Я вспомнила, как когда-то писала тебе длинные письма, чтобы объяснить, что чувствую, и ждала ответа. Сегодня я поняла, что мне не нужен ответ. Мне нужно было услышать себя. И этот пятый лист стал шагом в этом направлении.

В комнате было тихо, но эта тишина уже не пугала. Она была моей. И в ней я могла быть любой, не подбирая слова и не боясь «слишком».

Глава 6. Шестой лист

Шестой лист я начала писать медленно, будто проверяя каждую букву на прочность. Слова давались тяжелее, чем в предыдущих письмах. Возможно, потому что на этот раз я решила коснуться того, что всегда обходила стороной, даже в мыслях.

Я написала: «Я злюсь». И это было честнее всего, что я могла сказать. Долгое время я притворялась, что не умею злиться, что злость – это что-то недостойное, уродливое, что её нужно прятать, потому что она разрушает отношения. Я прятала её так глубоко, что сама перестала понимать, когда она возникает. Но она жила во мне – в зажатых плечах, в бессонных ночах, в сжатых кулаках под одеялом.

Я злюсь на то, как легко ты переписывал нашу историю под себя. Любой спор заканчивался твоим «Ты всё неправильно помнишь» или «Ты всё воспринимаешь слишком остро». И я верила. Сначала спорила, но потом перестала – просто принимала твою версию за истину, потому что так было проще.

Я злюсь, что ты никогда не просил прощения. Даже тогда, когда явно был неправ. Ты умел обходить это стороной, как будто извинение – это признание слабости, а слабым ты быть не мог. И я научилась извиняться за двоих. Даже за то, что сделала правильно.

Я злюсь, что мои успехи всегда были «ничего особенного». Я помню, как принесла тебе первую напечатанную статью, а ты сказал: «Ну, молодец, конечно, но это не книга». Когда я получила новую работу, ты заметил: «Только не зазнавайся». Как будто любое моё достижение было угрозой твоему миру, и его нужно было обесценить, чтобы я не почувствовала себя выше.

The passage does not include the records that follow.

# apache/paimon

Hardware: NVIDIA H100
Metric: merged rows/sec at 16 runs x 40M rows (higher is better)
Workload: dtype int64

## Files before the change

paimon_b200/csrc/device_utils.cuh:

```cuda
#pragma once

#include "pg_internal.h"

namespace pg {

__device__ __forceinline__ int warp_scan_incl(int v) {
    int lane = threadIdx.x & 31;
#pragma unroll
    for (int d = 1; d < 32; d <<= 1) {
        int n = __shfl_up_sync(0xffffffffu, v, d);
        if (lane >= d) v += n;
    }
    return v;
}

__device__ __forceinline__ int block_scan_excl(int v, int *ws, int *total) {
    int lane = threadIdx.x & 31, w = threadIdx.x >> 5, nw = blockDim.x >> 5;
    int incl = warp_scan_incl(v);
    if (lane == 31) ws[w] = incl;
    __syncthreads();
    if (w == 0) {
        int x = lane < nw ? ws[lane] : 0;
        int xi = warp_scan_incl(x);
        ws[lane] = xi - x;
// ... 120 lines not shown
    }
    if (fn == 4) {
        r = -(__int128)a;
    } else if (fn == 2) {
        r = dec_div_half_up((__int128)a * (__int128)b, dec_pow10(scale));
    } else {
        if (b == 0) {
            atomicCAS(err, KERR_NONE, a == 0 ? KERR_DEC_DIV_UNDEFINED : KERR_DEC_DIV_ZERO);
            return DecimalResult{0, false};
        }
        const uint64_t mb = b < 0 ? 0ull - ub : ub;
        uint64_t x = a < 0 ? 0ull - ua : ua, y = mb;
        while (x != 0) { const uint64_t t = y % x; y = x; x = t; }
        uint64_t den = mb / y;
        while (den % 2 == 0) den /= 2;
        while (den % 5 == 0) den /= 5;
        if (den != 1) {
            atomicCAS(err, KERR_NONE, KERR_DEC_NON_TERMINATING);
            return DecimalResult{0, false};
        }
        const __int128 n = (__int128)a * (__int128)dec_pow10(scale);
        r = dec_div_half_up(b < 0 ? -n : n, (unsigned __int128)mb);
    }
    const bool fits = dec_fits(r, precision);
    return DecimalResult{fits ? (uint64_t)(int64_t)r : 0, fits};
}

__device__ __forceinline__ uint64_t negate_fixed(int type, int width, uint64_t a) {
    if (type == PG_DOUBLE) return a ^ 0x8000000000000000ull;
    if (type == PG_FLOAT) return (uint32_t)a ^ 0x80000000u;
    return 0ull - (uint64_t)sext(a, width);
}

__device__ __forceinline__ int compare_fixed(int type, int width, uint64_t a, uint64_t b) {
    if (type == PG_DOUBLE)
        return java_double_compare(__longlong_as_double((long long)a), __longlong_as_double((long long)b));
    if (type == PG_FLOAT) return java_float_compare(__int_as_float((int)a), __int_as_float((int)b));
    int64_t x = sext(a, width), y = sext(b, width);
    return x < y ? -1 : x > y ? 1 : 0;
}

__device__ __forceinline__ int bytes_compare(const uint8_t *a, int la, const uint8_t *b, int lb) {
    int n = min(la, lb);
    for (int i = 0; i < n; i++) {
        int d = (int)a[i] - (int)b[i];
        if (d) return d;
    }
    return la - lb;
}


__device__ __forceinline__ uint32_t smem_u32(const void *p) { return (uint32_t)__cvta_generic_to_shared(p); }
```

Я злюсь, что ты требовал честности, но сам всегда оставлял за собой право на полуправду. Когда я находила несостыковки в твоих словах, ты смотрел так, будто я лезу туда, куда не должна. «Не всё тебе нужно знать» – говорил ты, и я чувствовала, как внутри опускается холодная стена.

Я злюсь, что ты умел превращать мои страхи в шутку. Когда я говорила, что боюсь высоты, ты звал меня к самому краю, смеясь. Когда я признавалась, что не люблю громкие голоса, ты повышал тон в два раза, «проверяя», как я реагирую. Это всегда подавалось как игра, но игра, в которой побеждал только ты.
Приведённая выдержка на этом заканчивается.